- Directed by: Erricos Andreou Robert Tronson
- Written by: John Vlahos
- Produced by: Wilbur Stark
- Starring: Ina Balin Jeremy Brett Kostas Kazakos Yorgos Moutsios
- Cinematography: Basil Maros
- Edited by: Barry Malkin
- Production company: Wilbur Stark Productions
- Release date: 1964;
- Running time: 92 minutes
- Country: United States
- Language: English

= An Act of Reprisal =

1964 film

An Act of Reprisal (also known as Antekdhikissi ) is an American drama film directed by Erricos Andreou and Robert Tronson and starring Ina Balin, Jeremy Brett and Giannis Voglis. It was written by John Vlahos. The film depicts a romance set against the backdrop of Cypriot attempts to gain independence from Britain in the 1950s.

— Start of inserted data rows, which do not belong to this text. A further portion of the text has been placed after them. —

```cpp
extern "C" int upk_conv_autotune(upk_ctx* ctx, const upk_conv_desc* d, upk_stream stream_, int reps, int* best_cfg,
                                 int* best_splitk, float* best_us, float* default_us) {
  if (!ctx || !d || !best_cfg || !best_splitk) return UPK_EINVAL;
  if (ctx->prof_on) return upk_fail(ctx, UPK_EINVAL, "autotune with profiling enabled");
// ... 101 lines not shown
```

upgpt_amd/csrc/igemm_common.h:

```cpp
#pragma once
#include <stdlib.h>

#include "common.h"

namespace upkd {

enum {
  ABL_NOEPI = 0x10000,
  ABL_NOGLOAD = 0x20000,
  ABL_NOLDSW = 0x40000,
  ABL_NOMFMA = 0x80000,
  ABL_EMPTY = 0x100000,
  ABL_TIMELINE = 0x200000,
  ABL_NOSTORE = 0x400000,
  ABL_NOGNP = 0x800000,
  ABL_NOEPILD = 0x1000000,
  ABL_NOSLAB = 0x2000000,
  ABL_NOA = 0x4000000,
  ABL_NOB = 0x8000000,
};
#if defined(UPK_DEV) || defined(UPK_TIMELINE)
#define ABL_ON(f) ((a.flags & (f)) != 0)
#else
#define ABL_ON(f) (false)
// ... 39 lines not shown
  int chunks_per_split;
  int tiles_m, tiles_n;
  int flags;
  int tile_rows;
  float* lnr_out;
  const float* lnr_in;
  int lnr_slots;
  int ph_on;
  int ph_wstride;
  int sh_hw, sh_w;
  int xm_pm, xm_pn, xm_mi, xm_nj, xm_z;
  int as_ppw, as_npass;
  const char* pf;
  int pf_lines;
  int pf_self;
};

#ifdef UPK_SLAB_F32
typedef float slab_t;
typedef f32x4 slab4;
#else
typedef f16 slab_t;
typedef f16x4 slab4;
#endif
__device__ __forceinline__ void slab_store(slab_t* p, f32x4 v) {
#ifdef UPK_SLAB_F32
  asm volatile("global_store_dwordx4 %0, %1, off sc1" ::"v"(p), "v"(v) : "memory");
#else
  const f16x4 h = {(f16)__builtin_amdgcn_fmed3f(v[0], -65504.f, 65504.f), (f16)__builtin_amdgcn_fmed3f(v[1], -65504.f, 65504.f),
                   (f16)__builtin_amdgcn_fmed3f(v[2], -65504.f, 65504.f), (f16)__builtin_amdgcn_fmed3f(v[3], -65504.f, 65504.f)};
  asm volatile("global_store_dwordx2 %0, %1, off sc1" ::"v"(p), "v"(h) : "memory");
#endif
}
__device__ __forceinline__ f32x4 slab_load4(const slab_t* p) {
  const slab4 v = *(const slab4*)p;
  return (f32x4){(float)v[0], (float)v[1], (float)v[2], (float)v[3]};
}

__device__ __forceinline__ bool tile_map(const IgemmArgs& a, int& tm, int& tn, int& zs) {
  if (a.xm_pm == 0) {
    const int tile = blockIdx.x;
    tn = tile / a.tiles_m;
    tm = tile - tn * a.tiles_m;
    zs = blockIdx.z;
    return true;
  }
  const int w = blockIdx.x;
  const int xcd = w & 7, l = w >> 3;
  const int xi = xcd / a.xm_pn, xj = xcd - xi * a.xm_pn;
  const int ul = l / a.xm_mi, tl = l - ul * a.xm_mi;
  tm = xi * a.xm_mi + tl;
// ... 434 lines not shown
        if (geglu) {
          if constexpr (NI % 4 == 0) {
            if ((j & 2) == 0) store(a, rc, n, acc[i][j], acc[i][j + 2 < NI ? j + 2 : j], bias4(a, n), bias4(a, n + 32),
                                    fetch(a, rc, n));
          }
        } else {
          const f32x4 b = bias4(a, n);
          store(a, rc, n, acc[i][j], acc[i][j], b, b, fetch(a, rc, n));
        }
      }
    }
  }
};


struct AsPlan {
  int bm, pw, npass, ppw, tiles_m, tiles_n, lds_bytes;
};
int astat_num_configs();
const char* astat_config_name(int c);
int astat_config_ni(int c);
bool astat_plan(const upk_ctx* ctx, const IgemmArgs& a, int c, int ppw_req, AsPlan* pl);
int astat_launch(upk_ctx* ctx, IgemmArgs& a, int c, const AsPlan& pl, dim3 grid, hipStream_t stream);

int bt_num_configs();
const char* bt_config_name(int c);
void bt_tile(int c, int* bm, int* bn, int* occ, int* mi, int* ni, int* wn);
bool bt_full_epilogue(int c);
int bt_launch(upk_ctx* ctx, const IgemmArgs& a, int c, dim3 grid, hipStream_t stream);

// ... 4 lines not shown
```

upgpt_amd/csrc/misc.hip:

```cpp
#include <stdarg.h>

#include "common.h"

extern "C" int upk_version(void) { return UPK_VERSION; }

extern "C" int upk_create(upk_ctx** out, int device) {
  if (!out) return UPK_EINVAL;
  *out = nullptr;
  int n = 0;
  if (hipGetDeviceCount(&n) != hipSuccess || n <= 0 || device < 0 || device >= n) return UPK_ENODEV;
  hipDeviceProp_t prop;
  if (hipGetDeviceProperties(&prop, device) != hipSuccess) return UPK_EHIP;
  if (strncmp(prop.gcnArchName, "gfx950", 6) != 0) return UPK_ENODEV;
  upk_ctx* c = new upk_ctx();
  c->device = device;
  c->num_cus = prop.multiProcessorCount;
  c->err[0] = 0;
  c->ws = nullptr;
  c->ws_bytes = 0;
  c->zero_page = nullptr;
  c->tune_flush = nullptr;
  c->step_done = nullptr;
  c->n_kernels = 0;
  {
// ... 699 lines not shown
```

upgpt_amd/emitter.py:

```python
import ctypes as C
import os

import torch

from . import _lib as L
from . import knobs as K
from ._check import require
from .packing import PW, Packer, _rup, head_pad
from .tuning import TUNE_CACHE, TUNE_CACHE_LANES


class Act:
    __slots__ = ("t", "B", "H", "W", "C", "gn_src", "ln_src")

    def __init__(self, t, B, H, W, C):
        self.t, self.B, self.H, self.W, self.C = t, B, H, W, C
        self.ln_src = None
        self.gn_src = None

    @property
    def ld(self):
        return self.t.shape[-1]

    @property
# ... 72 lines not shown
            ent = lookup(overlay, key) if overlay is not None else None
            if ent is None:
                ent = lookup(cache, key)
            if ent is None and tune_missing:
                cfg, sk, best_us, dflt_us = self.ctx.conv_autotune(d, reps or int(os.environ.get("UPGPT_TUNE_REPS", "5")))
                ent = cache.put(key, cfg, sk, best_us, dflt_us)
                tuned += 1
            elif ent is not None:
                hits += 1
            else:
                missing += 1
            if ent is not None:
                d.tune_cfg, d.tune_splitk = int(ent[0]) + 1, int(ent[1])
        if tuned and cache.dirty and os.environ.get("UPGPT_TUNE_SAVE"):
            cache.save(os.environ["UPGPT_TUNE_SAVE"])
        return hits, tuned, missing

    def link_weight_prefetch(self, prog, wrap=True):
        mode = K.WEIGHT_PREFETCH
        if mode == "0" or (mode == "auto" and L.concurrency() > 1):
            return 0
        ds = [d for d in prog.meta if d is not None and getattr(d, "_w_bytes", 0)]
        n = 0
        ahead = max(1, K.WEIGHT_PREFETCH_AHEAD)
        for i, d in enumerate(ds):
            j = i + ahead
            nxt = ds[j] if j < len(ds) else (ds[j % len(ds)] if wrap and len(ds) > ahead else None)
            if nxt is None or nxt.w_packed == d.w_packed:
                continue
            d.pf_next, d.pf_bytes = nxt.w_packed, min(nxt._w_bytes, K.WEIGHT_PREFETCH_MAX)
            n += 1
# ... 455 lines not shown
```

upgpt_amd/knobs.py:

```python
import os

VAE_GN_BYPRODUCT = os.environ.get("UPGPT_VAE_GN_BYPRODUCT", "0")
VAE_GN_MINM = int(os.environ.get("UPGPT_VAE_GN_MINM", "131072"))


def vae_gn_byproduct(M):
    return VAE_GN_BYPRODUCT == "1" or (VAE_GN_BYPRODUCT == "auto" and M >= VAE_GN_MINM)
UPS_PHASES = os.environ.get("UPGPT_UPS_PHASES", "1") == "1"
LN_ROWS = os.environ.get("UPGPT_LN_ROWS", "1") == "1"
QPROJ_FUSE = os.environ.get("UPGPT_QPROJ_FUSE", "1") == "1"
GN_REDUCE_APPLY = os.environ.get("UPGPT_GN_REDUCE_APPLY", "1") == "1"
MLP_FUSE = os.environ.get("UPGPT_MLP_FUSE", "auto")
MLP_ROWS = int(os.environ.get("UPGPT_MLP_ROWS", "0"))
XBLOCK = os.environ.get("UPGPT_XBLOCK", "auto")
XB_ROWS = int(os.environ.get("UPGPT_XB_ROWS", "0"))
HBLOCK = os.environ.get("UPGPT_HBLOCK", "auto")
HBLOCK_GN = os.environ.get("UPGPT_HBLOCK_GN", "1") == "1"
WEIGHT_PREFETCH = os.environ.get("UPGPT_WEIGHT_PREFETCH", "auto")
WEIGHT_PREFETCH_AHEAD = int(os.environ.get("UPGPT_WEIGHT_PREFETCH_AHEAD", "1"))
WEIGHT_PREFETCH_MAX = int(os.environ.get("UPGPT_WEIGHT_PREFETCH_MAX", str(32 << 20)))
LN_LAUNCH_US = 5.0
```

Measured before the change: 94.60 images/s.

## Fuse split-K reduction into igemm via per-tile atomic tickets

```diff
diff --git a/include/upk.h b/include/upk.h
--- a/include/upk.h
+++ b/include/upk.h
@@ -9,6 +9,7 @@
 #endif
 
 #define UPK_VERSION 100
+#define UPK_DESC_ABI 2
 
 #define UPK_OK 0
 #define UPK_EINVAL (-1)
@@ -21,6 +22,8 @@
 typedef void* upk_stream;
 
 int upk_version(void);
+int upk_desc_abi(void);
+size_t upk_conv_desc_bytes(void);
 int upk_create(upk_ctx** out, int device);
 int upk_destroy(upk_ctx* ctx);
 const char* upk_last_error(upk_ctx* ctx);
@@ -86,6 +89,8 @@
   int32_t gn_stats_cap;
   const void* pf_next;
   int64_t pf_bytes;
+  uint32_t* sk_tickets;
+  int32_t sk_ticket_cap;
 } upk_conv_desc;
 
 int upk_conv2d_nhwc_f16(upk_ctx* ctx, const upk_conv_desc* d, upk_stream stream);
@@ -94,6 +99,7 @@
 int upk_groupnorm_finalize_f32(upk_ctx* ctx, const float* partials, int nblk, int ld, int batch, int hw, int c,
                                int groups, float* ws, upk_stream stream);
 int upk_conv_ln_rows(upk_ctx* ctx, const upk_conv_desc* d, int* slots);
+int upk_conv_splitk_tickets(upk_ctx* ctx, const upk_conv_desc* d, int* n);
 
 typedef struct upk_mlp_desc {
   const void* x;
diff --git a/upgpt_amd/_lib.py b/upgpt_amd/_lib.py
--- a/upgpt_amd/_lib.py
+++ b/upgpt_amd/_lib.py
@@ -10,10 +10,10 @@
 LIB_PATH = os.environ.get("UPK_LIB") or os.path.join(_HERE, "libupk.so")
 
 SYMBOLS = [
-    "upk_version", "upk_create", "upk_destroy", "upk_last_error", "upk_set_workspace", "upk_num_cus",
+    "upk_version", "upk_desc_abi", "upk_conv_desc_bytes", "upk_create", "upk_destroy", "upk_last_error", "upk_set_workspace", "upk_num_cus",
     "upk_pack_weight_f16", "upk_packed_weight_bytes", "upk_conv2d_nhwc_f16", "upk_gemm_f16",
     "upk_conv_autotune", "upk_conv_override", "upk_conv_num_configs", "upk_conv_config_name", "upk_conv_gn_fused",
-    "upk_conv_ln_rows",
+    "upk_conv_ln_rows", "upk_conv_splitk_tickets",
     "upk_geglu_mlp_f16", "upk_geglu_mlp_supported", "upk_cross_block_f16", "upk_cross_block_supported", "upk_head_block_f16", "upk_head_block_supported",
     "upk_attention_f16", "upk_groupnorm_nhwc_f16", "upk_groupnorm_stats_nhwc_f16", "upk_groupnorm_chunks", "upk_groupnorm_apply_nhwc_f16", "upk_groupnorm_finalize_f32", "upk_groupnorm_ws_bytes",
     "upk_layernorm_f16", "upk_timestep_embed_f16",
@@ -66,7 +66,11 @@
         ("ln_rows_out", C.c_void_p), ("ln_rows_in", C.c_void_p), ("ln_rows_slots", C.c_int32),
         ("w_phase", C.c_void_p), ("gn_stats_cap", C.c_int32),
         ("pf_next", C.c_void_p), ("pf_bytes", C.c_int64),
+        ("sk_tickets", C.c_void_p), ("sk_ticket_cap", C.c_int32),
     ]
+
+
+DESC_ABI = 2
 
 
 class MlpDesc(C.Structure):
@@ -120,6 +124,8 @@
         vp, i32, i64, f32 = C.c_void_p, C.c_int, C.c_longlong, C.c_float
         protos = {
             "upk_version": (C.c_int, []),
+            "upk_desc_abi": (C.c_int, []),
+            "upk_conv_desc_bytes": (C.c_size_t, []),
             "upk_create": (C.c_int, [C.POINTER(vp), i32]),
             "upk_destroy": (C.c_int, [vp]),
             "upk_last_error": (C.c_char_p, [vp]),
@@ -158,6 +164,7 @@
             "upk_groupnorm_apply_nhwc_f16": (C.c_int, [vp, vp, i32, i32, vp, i32, i32, i32, i32, i32, vp, vp,
                                                        f32, i32, vp, i32, vp, i32, i32, i32, vp, i32, i32, vp]),
             "upk_conv_gn_fused": (C.c_int, [vp, C.POINTER(ConvDesc), C.POINTER(C.c_int), C.POINTER(C.c_int)]),
+            "upk_conv_splitk_tickets": (C.c_int, [vp, C.POINTER(ConvDesc), C.POINTER(C.c_int)]),
             "upk_groupnorm_finalize_f32": (C.c_int, [vp, vp, i32, i32, i32, i32, i32, i32, vp, vp]),
             "upk_groupnorm_ws_bytes": (C.c_size_t, [i32, i32]),
             "upk_layernorm_f16": (C.c_int, [vp, vp, i32, i32, i32, vp, vp, f32, vp, i32, vp]),
@@ -198,6 +205,10 @@
             fn = getattr(lib, name)
             fn.restype = res
             fn.argtypes = args
+        require(lib.upk_desc_abi() == DESC_ABI and lib.upk_conv_desc_bytes() == C.sizeof(ConvDesc),
+                "libupk.so was built from another include/upk.h (descriptor ABI %d, upk_conv_desc of %d bytes; this "
+                "binding: %d, %d): rebuild it" % (lib.upk_desc_abi(), lib.upk_conv_desc_bytes(), DESC_ABI,
+                                                   C.sizeof(ConvDesc)), RuntimeError)
         if path is None:
             _lib = lib
         return lib
@@ -289,6 +300,11 @@
         f, n = C.c_int(0), C.c_int(0)
         self._chk(self.lib.upk_conv_gn_fused(self.h, C.byref(desc), C.byref(f), C.byref(n)))
         return f.value, n.value
+
+    def conv_splitk_tickets(self, desc):
+        n = C.c_int(0)
+        self._chk(self.lib.upk_conv_splitk_tickets(self.h, C.byref(desc), C.byref(n)))
+        return n.value
 
     def gn_stats_floats(self, batch, n_pad, cap=32):
         return batch * max(32, cap) * 2 * max(n_pad, 32)
diff --git a/upgpt_amd/csrc/igemm.hip b/upgpt_amd/csrc/igemm.hip
--- a/upgpt_amd/csrc/igemm.hip
+++ b/upgpt_amd/csrc/igemm.hip
@@ -216,6 +216,7 @@
         if (n < a.npad && !ABL_ON(ABL_NOSLAB)) slab_store(slab + roff + n, acc[i][j]);
       }
     }
+    if (a.tickets) splitk_finish<BM, BN, NT>(a, tm, tn, tid, (unsigned*)smem);
     return;
   }
   if (a.lnr_in) Epi::lnr_fix<MI, NI>(a, mw, nw, lc, lg, acc);
@@ -589,6 +590,7 @@
         const int n = n0 + j * 16 + lg * 4;
         if (n < a.npad && m < a.M && !ABL_ON(ABL_NOSLAB)) slab_store(slab + (unsigned)m * (unsigned)a.npad + n, frag_sum(f));
       }
+      if (a.tickets) splitk_finish<BM, BN, EW * 64>(a, tm, tn, tid, (unsigned*)smem);
       return;
     }
     constexpr int FW = (NF + EW - 1) / EW;
@@ -766,6 +768,7 @@
         if (n < a.npad && !ABL_ON(ABL_NOSLAB)) slab_store(slab + roff + n, acc[i][j]);
       }
     }
+    if (a.tickets) splitk_finish<BM, BN, 256>(a, tm, tn, tid, (unsigned*)smem);
     return;
   }
   if constexpr (SHARE) {
@@ -809,30 +812,7 @@
   if (idx >= total) return;
   const int m = (int)(idx / nq);
   const int n = (int)(idx - (long)m * nq) * 4;
-  const long slab = (long)a.M * a.npad * (a.ph_on ? 4 : 1);
-  const slab_t* p = (const slab_t*)a.partial + ((long)ph_id(a) * a.M + m) * a.npad + n;
-  f32x4 v = {0, 0, 0, 0}, g = {0, 0, 0, 0};
-  const f32x4 z4 = {0.f, 0.f, 0.f, 0.f};
-  if (a.flags & UPK_F_GEGLU) {
-    if (n & 32) return;
-    for (int z = 0; z < splitk; ++z) {
-      v += slab_load4(p + z * slab);
-      g += slab_load4(p + z * slab + 32);
-    }
-  } else {
-    for (int z0 = 0; z0 < splitk; z0 += 4) {
-      f32x4 t[4];
-#pragma unroll
-      for (int u = 0; u < 4; ++u) t[u] = z0 + u < splitk ? slab_load4(p + (long)(z0 + u) * slab) : z4;
-#pragma unroll
-      for (int u = 0; u < 4; ++u) v += t[u];
-    }
-  }
-  IgemmArgs b = a;
-  b.partial = nullptr;
-  const RowCtx rc = Epi::row(b, m, b.M);
-  Epi::store(b, rc, n, v, g, Epi::bias4(b, n), Epi::bias4(b, (a.flags & UPK_F_GEGLU) ? n + 32 : a.npad),
-             Epi::fetch(b, rc, n));
+  splitk_reduce_store<false>(a, splitk, m, n);
 }
 
 struct GnApply {
@@ -1171,8 +1151,9 @@
 }
 
 static int conv_impl(upk_ctx* ctx, const upk_conv_desc* d, upk_stream stream_, bool launch, int* gn_fused,
-                     int* gn_nblk = nullptr, int* lnr_slots = nullptr) {
+                     int* gn_nblk = nullptr, int* lnr_slots = nullptr, int* sk_tickets = nullptr) {
   if (lnr_slots) *lnr_slots = 0;
+  if (sk_tickets) *sk_tickets = 0;
   if (!ctx || !d) return UPK_EINVAL;
   hipStream_t stream = (hipStream_t)stream_;
   if (!d->x1 || !d->w_packed || !d->y) return upk_fail(ctx, UPK_EINVAL, "conv: null x1/w/y");
@@ -1336,8 +1317,9 @@
     if (want_cfg >= 0 && c != want_cfg) continue;
     if (a.ln_u && !a.lnr_in && !kCfgs[c].fn_ln) continue;
     if (a.x3 && !kCfgs[c].fn_app) continue;
-    for (int sk : sk_cands) {
-      if (want_sk > 0 && sk != want_sk) continue;
+    for (int sk0 : sk_cands) {
+      if (want_sk > 0 && sk0 != sk_cands[0]) continue;
+      const int sk = want_sk > 0 ? want_sk : sk0;
       if (a.ln_u && sk > 1) continue;
       if (sk > 1 && (slab * sk > ctx->ws_bytes || a.nchunks / sk < 4)) continue;
       const double t = estimate(kCfgs[c], a.M * nph, a.npad, a.nchunks, sk, ctx->num_cus, geglu);
@@ -1420,6 +1402,12 @@
       a.lnr_out = d->ln_rows_out;
       if (lnr_slots) *lnr_slots = slots;
     }
+  }
+  const int sk_need = (zdim > 1 && !gn_apply && !gn_fuse && !is_as && !is_bt) ? a.tiles_m * a.tiles_n * nph : 0;
+  if (sk_tickets) *sk_tickets = sk_need;
+  if (sk_need && d->sk_tickets) {
+    if (((uintptr_t)d->sk_tickets) & 3) return upk_fail(ctx, UPK_EINVAL, "conv: sk_tickets must be 4-byte aligned");
+    if (d->sk_ticket_cap >= sk_need) a.tickets = d->sk_tickets;
   }
   if (gn_fused) *gn_fused = gn_apply ? 3 : (gn_fuse ? 1 : (gn_cp ? 2 : 0));
   if (gn_nblk) *gn_nblk = gn_cp ? a.gn_nblk : 0;
@@ -1515,7 +1503,7 @@
     upk_gn_chunking(gf.hw, &gf.nchunks, &gf.pix_per_chunk);
     hipLaunchKernelGGL(igemm_reduce_gn_kernel, dim3(gf.nchunks, a.B), dim3(256), 0, stream, a, zdim, gf);
     rc = upk_check_launch(ctx, "igemm_reduce_gn");
-  } else if (zdim > 1) {
+  } else if (zdim > 1 && !a.tickets) {
     const long total = (long)a.M * (a.npad / 4);
     hipLaunchKernelGGL(igemm_reduce_kernel, dim3((unsigned)((total + 255) / 256), nph), dim3(256), 0, stream, a, zdim);
     rc = upk_check_launch(ctx, "igemm_reduce");
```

The film was produced in 1964, but was not released in theaters until 1991.

==Cast==
- Jeremy Brett as Harvey Freeman, British Military Officer
- Ina Balin as Eleni
- Donald Douglas as Inspector Stanley (as Don Douglas)
- Arris Yallelis as Manoli
- Dimitri Starenios as the Mukhtar
- Giannis Voglis as Father Chrysostum (as Yanni Voglis)
- Dimitris Nikolaidis as Nico (as Dimitri Nicoliades)
- Nicos Lykometros as Stellios
- Kostas Kazakos as Petro (as Costas Kozakos)
- George Moutsious as Ali
- Andreas Filiipedes as Constantine

== Reception ==
Michael Wilmington wrote in The Los Angeles Times: “An Act of Reprisal ... is a shelved film, unseen for more than 25 years. Neither negligible nor meretricious, it’s grown into a likable period piece. Shot in Cyprus in 1964 for about $300,000, it’s a romantic-political melodrama, from a Christian-liberal perspective, that turns on a simple Romeo-Juliet, universal brotherhood theme. ... If it were being reviewed on its release, “Reprisal” might be a ripe target for the sort of critics who regularly savaged Jules Dassin or Stanley Kramer’s message melodramas. But as a 26-year-old movie that had virtually no release beyond some TV syndication, there’s something weirdly impressive about it. An Act of Reprisal may be obvious, but it’s never boring. It has potentially provocative themes, lively acting and perhaps most impressively, evocative black-and-white landscape cinematography by Basil Meros. ... It’s one of those movies in which every character, action, conversation or bit of landscape is symbolic. Everyone or everything exists to expose some crucial political or moral attitude."